Traditionally, the cost of a mag drive pump has always been higher than the shaft-sealed equivalent, however with the cost of ownership including more maintenance inspections, servicing and spares as well as the potential clean-up costs and accident report administration, the mag drive models now make much greater sense, economically.
AODD Pumps
Sulphuric acid is often handled by air-operated double diaphragm pumps (AODD) such as transfer from an IBC. AODD pumps offer a great deal of flexibility with materials for the casing and wet-side parts. Accessories are available should a diaphragm rupture and cause a leak.
Dosing
Where a dosing process is required, a peristaltic pump can provide an accurate and reliable flow.
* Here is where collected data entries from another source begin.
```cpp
static int pnet_screen_bound(trl_ctx* c, const DevW* w3, const DevW* wh) {
    std::vector<float> W(144 * 32), H(32 * 32), b3(32), s3(32), bh(8);
    TRL_HIP(hipMemcpy(W.data(), w3->p, W.size() * sizeof(float), hipMemcpyDeviceToHost));
    TRL_HIP(hipMemcpy(H.data(), wh->p, H.size() * sizeof(float), hipMemcpyDeviceToHost));
    TRL_HIP(hipMemcpy(b3.data(), trl_v(c, "pnet.conv3.b")->p, 32 * sizeof(float), hipMemcpyDeviceToHost));
    TRL_HIP(hipMemcpy(s3.data(), trl_v(c, "pnet.prelu3")->p, 32 * sizeof(float), hipMemcpyDeviceToHost));
    TRL_HIP(hipMemcpy(bh.data(), trl_v(c, "pnet.heads.b")->p, 2 * sizeof(float), hipMemcpyDeviceToHost));
    c->pnet_screen_ok = 0; c->pnet_scrA = c->pnet_scrB = __builtin_inff();
    for (float v : W) if (!(fabsf(v) <= 65504.f)) return TRL_OK;
    const double u = ldexp(1.0, -24), uh = ldexp(1.0, -11), tiny = ldexp(1.0, -14);
    auto gamma = [](int n, double uu) { return n * uu / (1.0 - n * uu); };
    const double ge = gamma(145, u), gs = gamma(145, 2 * u), g35 = gamma(35, u), g36 = gamma(36, u);
    double Sa = 0, Sb = fabs((double)bh[0]) + fabs((double)bh[1]);
    double ad = 0, bd = 0, wdP_a = 0, wdP_b = 0;
    for (int co = 0; co < 32; co++) {
        double W1 = 0, D = 0;
        for (int k = 0; k < 144; k++) {
            const double w = W[k * 32 + co], aw = fabs(w);
            W1 += aw;
            D += aw < tiny ? aw : fabs((double)(float)(_Float16)W[k * 32 + co] - w);
        }
        const double b = fabs((double)b3[co]), L = fmax(1.0, fabs((double)s3[co]));
        const double a3 = D * (1 + uh) + W1 * uh + gs * (W1 + D) * (1 + uh) + ge * W1;
        const double b3e = D * tiny + W1 * tiny + gs * (b + (W1 + D) * tiny) + ge * b;
        const double aM = W1 * (1 + ge), bM = b * (1 + ge);
        const double ap = L * (1 + u) * a3 + 2 * u * L * aM, bp = L * (1 + u) * b3e + 2 * u * L * bM;
        const double aP = L * (1 + u) * aM, bP = L * (1 + u) * bM;
        const double w0 = H[co * 32 + 0], w1 = H[co * 32 + 1], wd = fabs(w1 - w0);
        Sa += (fabs(w0) + fabs(w1)) * aP; Sb += (fabs(w0) + fabs(w1)) * bP;
        ad += wd * ap; bd += wd * bp;
        wdP_a += wd * (aP + ap); wdP_b += wd * (bP + bp);
    }
    ad += g36 * (1 + u) * wdP_a;
    bd += g36 * (1 + u) * (fabs((double)bh[1] - (double)bh[0]) + wdP_b);
    const double A = (g35 * Sa + ad) * (1 + ldexp(1.0, -10)), B = (g35 * Sb + bd) * (1 + ldexp(1.0, -10));
    auto up = [](double v) { float f = (float)v; return (double)f < v ? nextafterf(f, __builtin_inff()) : f; };
    c->pnet_scrA = up(A); c->pnet_scrB = up(B); c->pnet_screen_ok = 1;
    return TRL_OK;
}

int trl_pnet_prepare(trl_ctx* c) {
    for (const char* n : {"pnet.conv1.w", "pnet.conv2.w", "pnet.conv3.w", "pnet.heads.w"}) {
        const DevW* w = trl_w(c, n);
        if (!w || w->ld != 32) { trl_set_error("PNet weight %s missing or wrong shape", n); return TRL_ERR_WEIGHTS; }
    }
    const DevW *w1 = trl_w(c, "pnet.conv1.w"), *w2 = trl_w(c, "pnet.conv2.w"), *w3 = trl_w(c, "pnet.conv3.w"), *wh = trl_w(c, "pnet.heads.w");
    if (w1->K != 27 || w1->Cout != 10 || w2->K != 90 || w2->Cout != 16 || w3->K != 144 || w3->Cout != 32 || wh->K != 32 || wh->Cout != 6) {
        trl_set_error("PNet weights have unexpected shapes");
        return TRL_ERR_WEIGHTS;
    }
    float sl[10];
    TRL_HIP(hipMemcpy(sl, trl_v(c, "pnet.prelu1")->p, sizeof sl, hipMemcpyDeviceToHost));
    c->pnet_mono1 = 1;
    for (float v : sl) if (!(v >= 0.f)) c->pnet_mono1 = 0;
    c->pnet_unit = 1;
    for (const char* n : {"pnet.prelu1", "pnet.prelu2", "pnet.prelu3"}) {
        const DevV* v = trl_v(c, n);
        std::vector<float> h(v->n);
        TRL_HIP(hipMemcpy(h.data(), v->p, h.size() * sizeof(float), hipMemcpyDeviceToHost));
        for (float x : h) if (!(x <= 1.f)) c->pnet_unit = 0;
    }
    return pnet_screen_bound(c, w3, wh);
}

static unsigned sdiv_magic(int d) { return d <= 1 ? 0xFFFFFFFFu : (unsigned)((0x100000000ull + (unsigned)d - 1) / (unsigned)d); }

static int fill_args(trl_ctx* c, int n, int H, int W, PnetArgs& a, std::vector<uint32_t>* tab = nullptr) {
    const int L = trl_compute_levels(c, H, W);
    if (L > 16) { trl_set_error("more than 16 pyramid levels"); return TRL_ERR_INVALID; }
    if (L < 1) { trl_set_error("frame %dx%d has no pyramid level at min_face_size %d", W, H, c->cfg.min_face_size); return TRL_ERR_INVALID; }
    a.n_frames = n; a.L = L; a.H = H; a.W = W;
    int tiles = 0, ntab = 0; long long pix = 0, work = 0;
    for (int l = 0; l < L; l++) {
        const LevelGeom& g = c->lv[l];
        PLevel& p = a.lv[l];
        p.h = g.h; p.w = g.w; p.oh = g.oh; p.ow = g.ow;
        p.tiles_x = (g.ow + TS - 1) / TS;
        p.txmagic = sdiv_magic(p.tiles_x);
        p.tile0 = tiles;
        p.tiles_y = (g.oh + TS - 1) / TS;
        p.bmagic = sdiv_magic(BAND * p.tiles_x);
        tiles += p.tiles_x * ((g.oh + TS - 1) / TS);
        p.pix0 = (int)pix;
        p.pix_pad = (int)(((long long)g.h * g.w + 63) & ~63ll);
        pix += p.pix_pad;
        const int khmax = (H + g.h - 1) / g.h + 1, kwmax = (W + g.w - 1) / g.w + 1;
        p.khA = (H + g.h - 1) / g.h; p.kwA = (W + g.w - 1) / g.w;
        p.khmax = (H % g.h) ? p.khA + 1 : p.khA; p.kwmax = (W % g.w) ? p.kwA + 1 : p.kwA;
        p.rkh[0] = 1.0f / (float)p.khA; p.rkh[1] = 1.0f / (float)(p.khA + 1);
        p.rkw[0] = 1.0f / (float)p.kwA; p.rkw[1] = 1.0f / (float)(p.kwA + 1);
        p.fastdiv = (p.khA + 1 <= 96 && p.kwA + 1 <= 96) ? 1 : 0;
        for (int d = 0; d < 4; d++) {
            auto vb = [](int rel, int nbytes) { int hi = nbytes - rel; hi = hi < 0 ? 0 : (hi > 4 ? 4 : hi); return hi >= 4 ? 0xFFFFFFFFu : ((1u << (8 * hi)) - 1u); };
            p.vmA[d] = vb(4 * d, 3 * p.kwA); p.vmB[d] = vb(4 * d, 3 * (p.kwA + 1));
        }
        p.wmagic = (unsigned)((0x100000000ull + g.w - 1) / g.w);
        p.hmagic = (unsigned)((0x100000000ull + g.h - 1) / g.h);
        p.arith = ((unsigned long long)(H + 1) * g.h * g.h < 0x100000000ull && (unsigned long long)(W + 1) * g.w * g.w < 0x100000000ull &&
                   g.h > 1 && g.w > 1) ? 1 : 0;
        p.nd = 3; p.grshift = 0;
        if (kwmax * 3 <= 15 && khmax <= 5) {
            p.mode = 0; p.gshift = 0; p.nd = kwmax * 3 <= 9 ? 3 : 4;
        } else if ((W * 3) % 4 == 0) {
            p.mode = 1;
            const int ngr = (kwmax * 3 + 3 + 11) / 12;
            while ((1 << p.grshift) < ngr) p.grshift++;
            int rlsh = 0;
            while ((khmax >> rlsh) > 8 && p.grshift + rlsh < 6) rlsh++;
            p.gshift = p.grshift + rlsh;
            if (p.gshift > 6) { p.mode = 2; p.gshift = 6; }
        } else {
            p.mode = 2;
            const int dwords = khmax * ((kwmax * 3 + 6) / 4);
            p.gshift = dwords <= 40 ? 0 : (dwords <= 160 ? 2 : (dwords <= 640 ? 4 : 6));
        }
        p.work0 = (int)work;
        work += (long long)p.pix_pad << p.gshift;
        p.ytab0 = ntab; ntab += g.h;
        p.xtab0 = ntab; ntab += g.w;
        if (tab) {
            for (int i = 0; i < g.h; i++) tab->push_back((uint32_t)(((long long)i * H) / g.h) | ((uint32_t)((((long long)i + 1) * H + g.h - 1) / g.h) << 16));
            for (int i = 0; i < g.w; i++) tab->push_back((uint32_t)(((long long)i * W) / g.w) | ((uint32_t)((((long long)i + 1) * W + g.w - 1) / g.w) << 16));
        }
        p.scale = (float)g.scale;
        p.cap = c->cb.lay.capl[l]; p.rec0 = c->cb.lay.rec0[l];
    }
    a.tiles_per_frame = tiles;
    a.tpf_magic = sdiv_magic(tiles);
    a.pyr_stride = pix;
    a.work_per_frame = work;
    a.w1 = trl_w(c, "pnet.conv1.w")->p; a.w2 = trl_w(c, "pnet.conv2.w")->p; a.w3 = trl_w(c, "pnet.conv3.w")->p; a.wh = trl_w(c, "pnet.heads.w")->p;
    a.b1 = trl_v(c, "pnet.conv1.b")->p; a.b2 = trl_v(c, "pnet.conv2.b")->p; a.b3 = trl_v(c, "pnet.conv3.b")->p; a.bh = trl_v(c, "pnet.heads.b")->p;
    a.s1 = trl_v(c, "pnet.prelu1")->p; a.s2 = trl_v(c, "pnet.prelu2")->p; a.s3 = trl_v(c, "pnet.prelu3")->p;
    a.thr = c->cfg.thr0; a.rec_stride = c->cb.lay.S;
    a.dthr = (a.thr >= 0.01f && a.thr <= 0.99f) ? (float)(log((double)a.thr / (1.0 - (double)a.thr)) - 0.05) : -__builtin_inff();
    a.scrA = c->pnet_scrA; a.scrB = c->pnet_scrB; a.screen = c->pnet_screen && c->pnet_screen_ok;
    a.dbg_skip = trl_tune_int("TRL_PNET_SKIP", 0);
    a.lvl_cnt = c->cb.lvl_cnt; a.lvl_rec = c->cb.lvl_rec; a.flags = c->cb.flags;
    a.clk = c->pnet_clk; a.prof = c->pnet_prof ? 1 : 0;
    a.xcd_next = c->pnet_cursor;
    return TRL_OK;
// ... 591 lines not shown
```

Baseline: 20570.

## Pre-convert screen inputs to fp16 in LDS once and batch both M-tiles per tap

Before the fp16 screen, each wave converts its conv2 output cells once into an fp16 staging area in LDS along with per-cell abs-max values, instead of converting eight floats per tap per screen call. The screen then runs both M-tiles in one loop, sharing the weight vector per tap and issuing two independent MFMAs. This removes the per-lane permlane abs-max reduction and the redundant conversions. It also adds optional clock profiling of the screen section. The cost is extra LDS traffic and a wave barrier, and the staging reuses pooled-tile LDS that phase 1 later overwrites.

```diff
diff --git a/truely-real-time-ai-generated-video-detection-framework-for-social-platforms_amd/csrc/trl_api.hip b/truely-real-time-ai-generated-video-detection-framework-for-social-platforms_amd/csrc/trl_api.hip
--- a/truely-real-time-ai-generated-video-detection-framework-for-social-platforms_amd/csrc/trl_api.hip
+++ b/truely-real-time-ai-generated-video-detection-framework-for-social-platforms_amd/csrc/trl_api.hip
@@ -70,7 +70,7 @@
     trl_ctx* c = new trl_ctx();
     c->cfg = *cfg;
     c->pnet_prof = trl_tune_set("TRL_PNET_CLOCK");
-    if (hipMalloc((void**)&c->pnet_clk, 8 * 41) != hipSuccess || hipMemset(c->pnet_clk, 0, 8 * 41) != hipSuccess || hipMemset(c->pnet_clk, 0xFF, 8) != hipSuccess ||
+    if (hipMalloc((void**)&c->pnet_clk, 8 * 45) != hipSuccess || hipMemset(c->pnet_clk, 0, 8 * 45) != hipSuccess || hipMemset(c->pnet_clk, 0xFF, 8) != hipSuccess ||
         hipMalloc((void**)&c->pnet_cursor, 64) != hipSuccess || hipHostMalloc((void**)&c->h_pinned, 1024) != hipSuccess ||
         hipEventCreate(&c->ev_call0) != hipSuccess || hipEventCreate(&c->ev_call1) != hipSuccess) {
         trl_set_error("context allocation failed: %s", hipGetErrorString(hipGetLastError()));
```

With a range of hose and flange materials available such as EPDM and PVDF, the pump specification can be tailored to the type of acid and deliver a consistent flow rate. In the event of a hose rupture the fluid will mix with the lubricant. It is an important consideration to select a compatible lubricant such as a silicone type.
Mixing and blending
For mixing and blending sulphuric solutions the fluids can be mixed to a homogeneous state by using inline mixers. A ‘static mixer’ is a chain of helical mixing elements which fit inside a pipeline, providing turbulent and cutting forces to mix the fluid.
The fluid may also be mixed or blended using a tank and agitator where turbulent force is added by a rotating impeller. Both of these mixing types require the appropriate materials selection, usually a non-metallic dipped coating.